My mind is on fire. I have electricity coursing through my veins. Lighting bolts through my brain coming out of my finger tips!
I’ve always been called the creative type. I’ve played in bands. I’ve made records. I’ve recorded and produced other people’s records. I’ve released other people’s records on a record label I co-owned. I’m a podcaster, radio DJ. I make videos. I have ideas. I produce them. Make them come alive.
But I don’t see myself that way. I’ve been in a lifeless black hole for a long time. Wanting to create more, but lacking the muse.
But now, I am creativity in the flesh!
I have been agitated in the extreme lately. I’ve been having the most bizarre dreams of late. I don’t sleep much at all.
Now I have infinity in my head.
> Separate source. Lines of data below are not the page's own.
int launch_r1d(const RunArgs &a_in, hipStream_t s) {
  const bool pm4 = pm_supported(&a_in.d), pm16 = !pm4 && pm16_supported(&a_in.d), pm = pm4 || pm16;
  const int L = a_in.d.seq_len, nc = pm ? 64 : engine_nc();
  const Plan pl = make_plan(a_in.n_samples, a_in.n_steps, L, nc, a_in.sched_kind != GLDM_SCHED_DPMPP);
  const int tiles = pl.grid;
  if (tiles <= 0) return GLDM_ERR_UNSUPPORTED;
  RunArgs a = a_in;
  a.slots = pl.slots; a.rounds = pl.rounds; a.left_tiles = pl.left; a.chain = pl.chain; a.seglen = pl.seglen;
  a.park = nullptr;
  a.pm_nops = 0;
  if (pm) {
    static_assert(8 * GLDM_R1D_MAX_LEVELS + 2 <= kPmMaxOps && sizeof(RunArgs) <= 4096, "64-column tape in the kernel arguments");
    bool use_quad = true;
#ifdef GLDM_DEBUG_KNOBS
    if (getenv("GLDM_R1D_NOQUAD")) use_quad = false;
#endif
    if (pm16 && !(a_in.ss_tab != nullptr || a_in.d.emb_dim == 64)) use_quad = false;
    a.pm_nops = build_tape<64>(a_in.d, a.pm_tape, use_quad);
    const WsLayout wl = ws_layout(&a_in.d, a_in.n_samples);
    if (wl.park_off >= 0) a.park = reinterpret_cast<float *>(reinterpret_cast<char *>(a_in.ws) + wl.park_off);
  }
  a.n_cus = cu_count();
#ifdef GLDM_DEBUG_KNOBS
  {
    const char *e = getenv("GLDM_R1D_SKIP");
    a.skip = e ? atoi(e) : 0;
    const char *g = getenv("GLDM_R1D_STAGGER_US");
    a.stagger_ticks = g ? atoi(g) * 100 : 0;
  }
  const bool stamp = getenv("GLDM_R1D_STAMP") != nullptr;
#else
  const bool stamp = false;
#endif
  static long long *dstamps = nullptr;
  if (stamp && !dstamps) (void)hipMalloc(&dstamps, (kMaxOps + 2) * sizeof(long long));
  a.stamps = stamp ? dstamps : nullptr;
  const int rc = pm4 ? launch_one<64, 4>(a, tiles, s)
                     : (pm16 ? launch_one<64, 16>(a, tiles, s)
                             : (L == 4 ? launch_one<kEngineNC, 4>(a, tiles, s) : launch_one<kEngineNC, 16>(a, tiles, s)));
  if (stamp) {
    static long long host[kMaxOps + 2];
    static const char *names[] = {"", "CONV", "RES4", "LN", "ATT", "QKVLN", "OUTLN", "QKVAT", "QUAD"};
    const bool quad = (pm4 || pm16) && a.pm_nops > 0 && a.pm_tape[0] == OP_QUAD;
    (void)hipDeviceSynchronize();
    (void)hipMemcpy(host, dstamps, sizeof(host), hipMemcpyDeviceToHost);
    int dims[GLDM_R1D_MAX_LEVELS + 1];
    for (int i = 0; i <= a.d.n_levels; ++i) dims[i] = a.d.dims[i];
    int op = 0;
    auto line = [&](int type, int C, int cout, int taps) {
      printf("op %3d %-5s C=%3d cout=%3d k=%d : %7lld clk\n", op, names[type], C, cout, taps, host[op + 1] - host[op]);
      ++op;
    };
    auto resblock = [&](int C) {
      if (C == 4 && a.d.seq_len == 4) line(2, C, C, 3);
      else { line(1, C, C, 3); line(1, C, C, 3); }
    };
    if (quad) line(8, dims[0], 128, 3);
    for (int lv = quad ? 3 : 0; lv < a.d.n_levels; ++lv) {
      const int C = dims[lv];
// ... 1146 lines not shown
  if (!weights || !cemb || !x_in || !x_out || !workspace || n_samples <= 0 || n_steps <= 0 || samples_per_cond <= 0 ||
      noise_base < 0)
    return GLDM_ERR_INVALID_ARG;
  if (desc->latent_dim != 0 || (temb && !timesteps)) return GLDM_ERR_INVALID_ARG;
  if (!sched_coef || ((unsigned long long)sched_coef & 15)) return GLDM_ERR_INVALID_ARG;
  RunArgs a{};
  a.d = *desc;
  a.weights = weights; a.temb = temb; a.cemb = cemb; a.semb = sample_emb; a.samples_per_cond = samples_per_cond;
  a.x_in = x_in; a.n_samples = n_samples; a.timesteps = timesteps; a.sample_t = nullptr; a.n_steps = n_steps;
  a.sched_kind = GLDM_SCHED_DDPM; a.clip_sample = clip_sample; a.sched_coef = sched_coef; a.step_noise = nullptr;
  a.noise_seed = noise_seed; a.noise_base = noise_base; a.noise_on = 1;
  a.out0 = x_out; a.out1 = nullptr; a.ws = reinterpret_cast<float *>(workspace);
  return launch_r1d(a, reinterpret_cast<hipStream_t>(stream));
}

__global__ void philox_normal_kernel(unsigned long long seed, long long base, int step, int n, int L, float *out) {
  const int i = blockIdx.x * blockDim.x + threadIdx.x;
  if (i >= n * L) return;
  const int gi = i / L, l = i - gi * L;
  const unsigned long long g = (unsigned long long)(base + gi);
  float z4[4];
  philox_normal4(seed, (unsigned)g, (unsigned)(g >> 32), (unsigned)(l >> 2), (unsigned)step, z4);
  out[i] = z4[l & 3];
}
GLDM_API int gldm_step_noise_rng(unsigned long long noise_seed, long long noise_base, int step, int n_samples, int seq_len,
                                 float *out, gldm_stream_t stream) {
  if (!out || n_samples <= 0 || seq_len <= 0 || step < 0 || noise_base < 0) return GLDM_ERR_INVALID_ARG;
  const int total = n_samples * seq_len;
  hipLaunchKernelGGL(philox_normal_kernel, dim3((total + 255) / 256), dim3(256), 0, reinterpret_cast<hipStream_t>(stream), noise_seed,
                     noise_base, step, n_samples, seq_len, out);
  return hipGetLastError() == hipSuccess ? GLDM_OK : GLDM_ERR_LAUNCH;
}

GLDM_API int gldm_decode(const gldm_r1d_desc *desc, const float *weights, const float *cemb, int samples_per_cond,
                         const float *z_h, int n_samples, float *tmrp, float *logit, void *workspace,
                         gldm_stream_t stream) {
  int st = validate(desc);
  if (st != GLDM_OK) return st;
  if (!weights || !cemb || !z_h || !tmrp || !logit || !workspace || n_samples <= 0 || samples_per_cond <= 0)
    return GLDM_ERR_INVALID_ARG;
  if (desc->latent_dim <= 0 || desc->n_head != 7) return GLDM_ERR_INVALID_ARG;
  RunArgs a{};
  a.d = *desc;
  a.weights = weights; a.temb = nullptr; a.cemb = cemb; a.samples_per_cond = samples_per_cond;
  a.x_in = z_h; a.n_samples = n_samples; a.n_steps = 1; a.sched_kind = GLDM_SCHED_NONE;
  a.out0 = tmrp; a.out1 = logit; a.ws = reinterpret_cast<float *>(workspace);
  const int rows = ss_table_rows(desc);
  if (rows > 0) {
    const long long off = ws_layout(desc, n_samples).ss_off;
    float *tab = reinterpret_cast<float *>(reinterpret_cast<char *>(workspace) + off);
    const int n_cond = (n_samples + samples_per_cond - 1) / samples_per_cond;
    hipLaunchKernelGGL(ss_table_kernel, dim3(n_cond), dim3(256), 0, reinterpret_cast<hipStream_t>(stream), *desc, weights,
                       cemb, rows, tab);
    if (hipGetLastError() != hipSuccess) return GLDM_ERR_LAUNCH;
    a.ss_tab = tab;
    a.ss_stride = rows;
  }
  return launch_r1d(a, reinterpret_cast<hipStream_t>(stream));
}
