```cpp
int gf_fine_layer(const float* x, const float* src, const void* wpack, const float* gamma1, const float* beta1,
                  const float* gamma2, const float* beta2, float* y, int64_t windows, gf_stream_t stream);
int gf_fine_gather(const float* fine_nhwc, int hf, int wf, int c, const int64_t* b_ids, const int64_t* tok_ids,
                   int64_t m, int wc, int stride, int window, float* out, gf_stream_t stream);
int gf_fine_gather_f16(const void* fine_nhwc, int hf, int wf, int c, const int64_t* b_ids, const int64_t* tok_ids,
                        int64_t m, int wc, int stride, int window, float* out, gf_stream_t stream);
int gf_fine_gather_f16_f16(const void* fine_nhwc, int hf, int wf, int c, const int64_t* b_ids, const int64_t* tok_ids,
                            int64_t m, int wc, int stride, int window, void* out, gf_stream_t stream);
int gf_gather_rows(const float* feat, int64_t l, int c, const int64_t* b_ids, const int64_t* tok_ids, int64_t m,
                   float* out, gf_stream_t stream);
int gf_fine_match(const float* f0, const float* f1, int64_t m, int ww, int c, float temperature, float thr,
                  int* sel, int* fi, int* fj, float* fconf, float* fine_matrix, gf_stream_t stream);
int gf_compact_fine(const int* sel, const int* fi, const int* fj, const float* fconf, const float* mkpts0_c,
                    const float* mkpts1_c, const int64_t* b_ids, int64_t m, int window, float coarse_scale,
                    float c2f_scale, float fine_scale, float* mkpts0_f, float* mkpts1_f, float* mconf,
                    int64_t* m_bids, int* total, gf_stream_t stream);

int gf_resize_gray_u8(const void* src, int ho, int wo, float* dst, int ht, int wt, gf_stream_t stream);

int64_t gf_ransac_workspace_bytes(int n, int hyps);
int gf_ransac_homography(const float* k0, const float* k1, const int64_t* b_ids, const int* counts, int64_t m, int n,
                         int hyps, float thr, unsigned seed, int scale, int l0, int w0c, int l1, int w1c,
                         void* workspace, float* hmat, float* hinv, int* has_h, int* inlier, int* map0, int* map1,
                         int* anchor_idx0, int* anchor_cnt0, int* anchor_idx1, int* anchor_cnt1, int cap,
                         gf_stream_t stream);

int gf_mask_rows(void* buf, int elem_bytes, int64_t rows, int64_t ld, int64_t col0, int64_t cols, const uint8_t* mask,
                 gf_stream_t stream);
int gf_mask_fill_sim(float* sim, int n, int l, int s, const uint8_t* mask0, const uint8_t* mask1, float fill,
                     gf_stream_t stream);

#ifdef __cplusplus
}
#endif
#endif
```

Baseline: 469.5.

## Tile geo cross-attention queries and stage deduplicated K/V rows in shared memory

Adds a tiled fp16 cross-attention kernel. Each block handles 32 queries for one head, builds a bitmap of the unique key tokens their windows reference, compacts them, and copies those K/V rows into shared memory with cp.async, so overlapping windows reuse staged rows instead of issuing repeated global loads. If the referenced rows span too wide or exceed the capacity, the tile falls back to global loads. The fp16 path now uses this kernel by default, at the cost of extra setup work (atomics, prefix scan, several barriers) per tile.

```diff
diff --git a/geoformer_b200/_lib.py b/geoformer_b200/_lib.py
--- a/geoformer_b200/_lib.py
+++ b/geoformer_b200/_lib.py
@@ -54,6 +54,7 @@
     "gf_gemm_tf32_batched": (I, [P, L, L, P, L, L, P, L, L, I, I, I, I, F, P]),
     "gf_geo_cross_attention": (I, [P, I, P, I, P, I, P, I, I, I, I, I, P, I, P]),
     "gf_geo_cross_attention_f16": (I, [P, I, P, I, P, I, P, I, I, I, I, I, P, I, P]),
+    "gf_geo_cross_attention_f16_tiles": (I, [P, I, P, I, P, I, P, I, I, I, I, I, P, I, P, P]),
     "gf_select_rows": (I, [P, P, P, I, L, I, P]),
     "gf_fine_gather": (I, [P, I, I, I, P, P, L, I, I, I, P, P]),
     "gf_fine_gather_f16": (I, [P, I, I, I, P, P, L, I, I, I, P, P]),
diff --git a/geoformer_b200/csrc/geo_attention.cu b/geoformer_b200/csrc/geo_attention.cu
--- a/geoformer_b200/csrc/geo_attention.cu
+++ b/geoformer_b200/csrc/geo_attention.cu
@@ -1,6 +1,7 @@
 #include "common.cuh"
 
 #include <atomic>
+#include <climits>
 #include <cuda_fp16.h>
 
 namespace gf {
@@ -178,6 +179,72 @@
 }
 
 template <typename T>
+struct GlobalRows {
+  const T* k;
+  const T* v;
+  int64_t ldk, ldv;
+  static constexpr bool kAlwaysLoad = false;
+  __device__ const T* krow(int t) const { return k + t * ldk; }
+  __device__ const T* vrow(int t) const { return v + t * ldv; }
+};
+struct SharedRows {
+  const __half* k;
+  const __half* v;
+  int zero;
+  static constexpr bool kAlwaysLoad = true;
+  __device__ const __half* krow(int t) const { return k + (t < 0 ? zero : t) * 64; }
+  __device__ const __half* vrow(int t) const { return v + (t < 0 ? zero : t) * 64; }
+};
+
+template <typename T, class Rows>
+__device__ __forceinline__ void cross_attend_query(const T* qp, const int* wi, bool valid, int window2, float softmax_scale,
+                                                   const Rows& rows, float (&acc)[8]) {
+  float qv[8] = {0.f, 0.f, 0.f, 0.f, 0.f, 0.f, 0.f, 0.f};
+  if (valid) load8(qp, qv);
+  float sc[25];
+  int id[25];
+  float mx = -INFINITY;
+  int live = 0;
+#pragma unroll
+  for (int w = 0; w < 25; ++w) {
+    const int t = (valid && w < window2) ? wi[w] : -1;
+    id[w] = t;
+    float d = 0.f;
+    if (Rows::kAlwaysLoad || t >= 0) {
+      float kv[8];
+      load8(rows.krow(t), kv);
+      d = qv[0] * kv[0] + qv[1] * kv[1] + qv[2] * kv[2] + qv[3] * kv[3] + qv[4] * kv[4] + qv[5] * kv[5] + qv[6] * kv[6] + qv[7] * kv[7];
+    }
+    live += t >= 0;
+    d += __shfl_xor_sync(0xffffffffu, d, 1);
+    d += __shfl_xor_sync(0xffffffffu, d, 2);
+    d += __shfl_xor_sync(0xffffffffu, d, 4);
+    sc[w] = (t >= 0 ? d : -1e8f) * softmax_scale;
+    if (w < window2) mx = fmaxf(mx, sc[w]);
+  }
+#pragma unroll
+  for (int i = 0; i < 8; ++i) acc[i] = 0.f;
+  if (live > 0) {
+    float den = 0.f;
+#pragma unroll
+    for (int w = 0; w < 25; ++w) {
+      if (w < window2) { sc[w] = expf(sc[w] - mx); den += sc[w]; }
+    }
+    const float inv = 1.f / den;
+#pragma unroll
+    for (int w = 0; w < 25; ++w) {
+      if (w < window2 && (Rows::kAlwaysLoad || id[w] >= 0)) {
+        const float p = sc[w] * inv;
+        float vv[8];
+        load8(rows.vrow(id[w]), vv);
+#pragma unroll
+        for (int i = 0; i < 8; ++i) acc[i] = fmaf(p, vv[i], acc[i]);
+      }
+    }
+  }
+}
+
+template <typename T>
 __global__ void geo_cross_attention_kernel(const T* __restrict__ q, int ldq, const T* __restrict__ kp, int ldk,
                                            const T* __restrict__ vp, int ldv, T* __restrict__ out, int n, int l,
                                            int s, const int* __restrict__ widx, int window2, float softmax_scale) {
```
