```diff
@@ -1014,7 +1022,7 @@
         const int q = it >> 1, nt = it & 1;
         const float4 bv = bv_n, cs = cs_n;
         if (it + 1 < 8) {
-          const int o = ((((it + 1) >> 1) & 1) * 128 + ((it + 1) & 1) * 16) * 4;
+          const int o = pofs(it + 1);
           bv_n = *(const float4*)(pcol + o);
           cs_n = *(const float4*)(pcol + 1024 + o);
         }
@@ -1029,7 +1037,7 @@
       for (int it = 0; it < 8; ++it) {
         const int q = it >> 1, nt = it & 1;
         const float4 bv = bv_n;
-        if (it + 1 < 8) bv_n = *(const float4*)(pcol + ((((it + 1) >> 1) & 1) * 128 + ((it + 1) & 1) * 16) * 4);
+        if (it + 1 < 8) bv_n = *(const float4*)(pcol + pofs(it + 1));
         RR_SBAR();
 #pragma unroll
         for (int mt = 0; mt < 4; ++mt)
@@ -1038,6 +1046,43 @@
       }
     }
     EP_ADD(2)
+    if constexpr (WAVE_EPI) {
+      const int r16 = lane & 15;
+      char* const slice = lds + 8 * HALF + wave * 2048;
+      const int wofs = r16 * 128 + ((((lane >> 5) ^ r16) & 7) * 16) + ((((lane >> 4) ^ (r16 >> 3)) & 1) * 8);
+      const int rofs = (lane >> 3) * 128 + (((lane & 7) ^ (lane >> 3)) * 16);
+      const int grow = cm0 + wr * 64 + (lane >> 3), gcol = cn0 + wc * 64 + (lane & 7) * 8;
+      const bool col_ok = gcol < N;
+      char* const cp = (char*)Cv + ((size_t)grow * ldc + gcol) * 2;
+      auto slab_write = [&](int s) {
+        const int hA = s >> 2, mt = s & 3;
+#pragma unroll
+        for (int hB = 0; hB < 2; ++hB)
+#pragma unroll
+          for (int nt = 0; nt < 2; ++nt) {
+            const f32x4 v = acc[hA * 2 + hB][nt][mt];
+            *(uint2*)(slice + (wofs ^ (hB * 64 + nt * 32))) = make_uint2(pack2<DT>(v[0], v[1]), pack2<DT>(v[2], v[3]));
+          }
+      };
+      RR_SBAR();
+      wait_vmcnt<0>();
+      RR_SBAR();
+      EP_ADD(4)
+      slab_write(0);
+#pragma unroll
+      for (int s = 0; s < 8; ++s) {
+        asm volatile("" ::: "memory");
+        const uint4 v0 = *(const uint4*)(slice + rofs), v1 = *(const uint4*)(slice + rofs + 1024);
+        asm volatile("" ::: "memory");
+        if (s + 1 < 8) slab_write(s + 1);
+        const int ro = (s >> 2) * 128 + (s & 3) * 16;
+        if (col_ok && grow + ro < M) store_stream(cp + (size_t)ro * ldc * 2, v0);
+        if (col_ok && grow + ro + 8 < M) store_stream(cp + (size_t)(ro + 8) * ldc * 2, make_uint4(v1.z, v1.w, v1.x, v1.y));
+      }
+      EP_ADD(8)
+      if (has_next) __builtin_amdgcn_s_barrier();
+      EP_ADD(9)
+    } else {
     const int my_col = (EPI == EPI_BIAS_RESID_F32 && SPLIT != 0) ? cn0 + (tid & 31) * 8 : cn0 + (tid % CPR) * (16 / ES);
     auto load_gb = [&](float4& lg, float4& lb, float4& lg1, float4& lb1) {
       lg = make_float4(1.f, 1.f, 1.f, 1.f); lb = make_float4(0.f, 0.f, 0.f, 0.f); lg1 = lg; lb1 = lb;
@@ -1327,6 +1372,7 @@
       lds_barrier();
       EP_ADD(9)
     }
+    }
   }
   if (first_tile) stamp(stamps, 3);
   first_tile = false;
@@ -1337,7 +1383,7 @@
   }
   if (!has_next) break;
   stage_params(m0, n0);
-  if (nk > 1) { RR_DMA(1, 1) RR_DMA(1, 2) }
+  if constexpr (!WAVE_EPI) { if (nk > 1) { RR_DMA(1, 1) RR_DMA(1, 2) } }
   EP_ADD(10)
   }
   if constexpr (DIAG != 0) {
```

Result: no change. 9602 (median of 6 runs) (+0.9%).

And I’m pissed off and wanting to create all the things. I’ve waited so long for this. But I can’t reign it in. I have been non creative for so long. And I want to sleep peacefully.
So I drank a metric ton of whiskey, and took some antihistamines. But I won’t sleep well, I know. The fitful dreams will be disturbing.
I have my first doctor’s appointment in two decades next week.
Will I be able to communicate the hell inside me? Or will I be fine then and unable to communicate how I suffer?
Or, am I suffering? Perhaps I am just confused. And silly.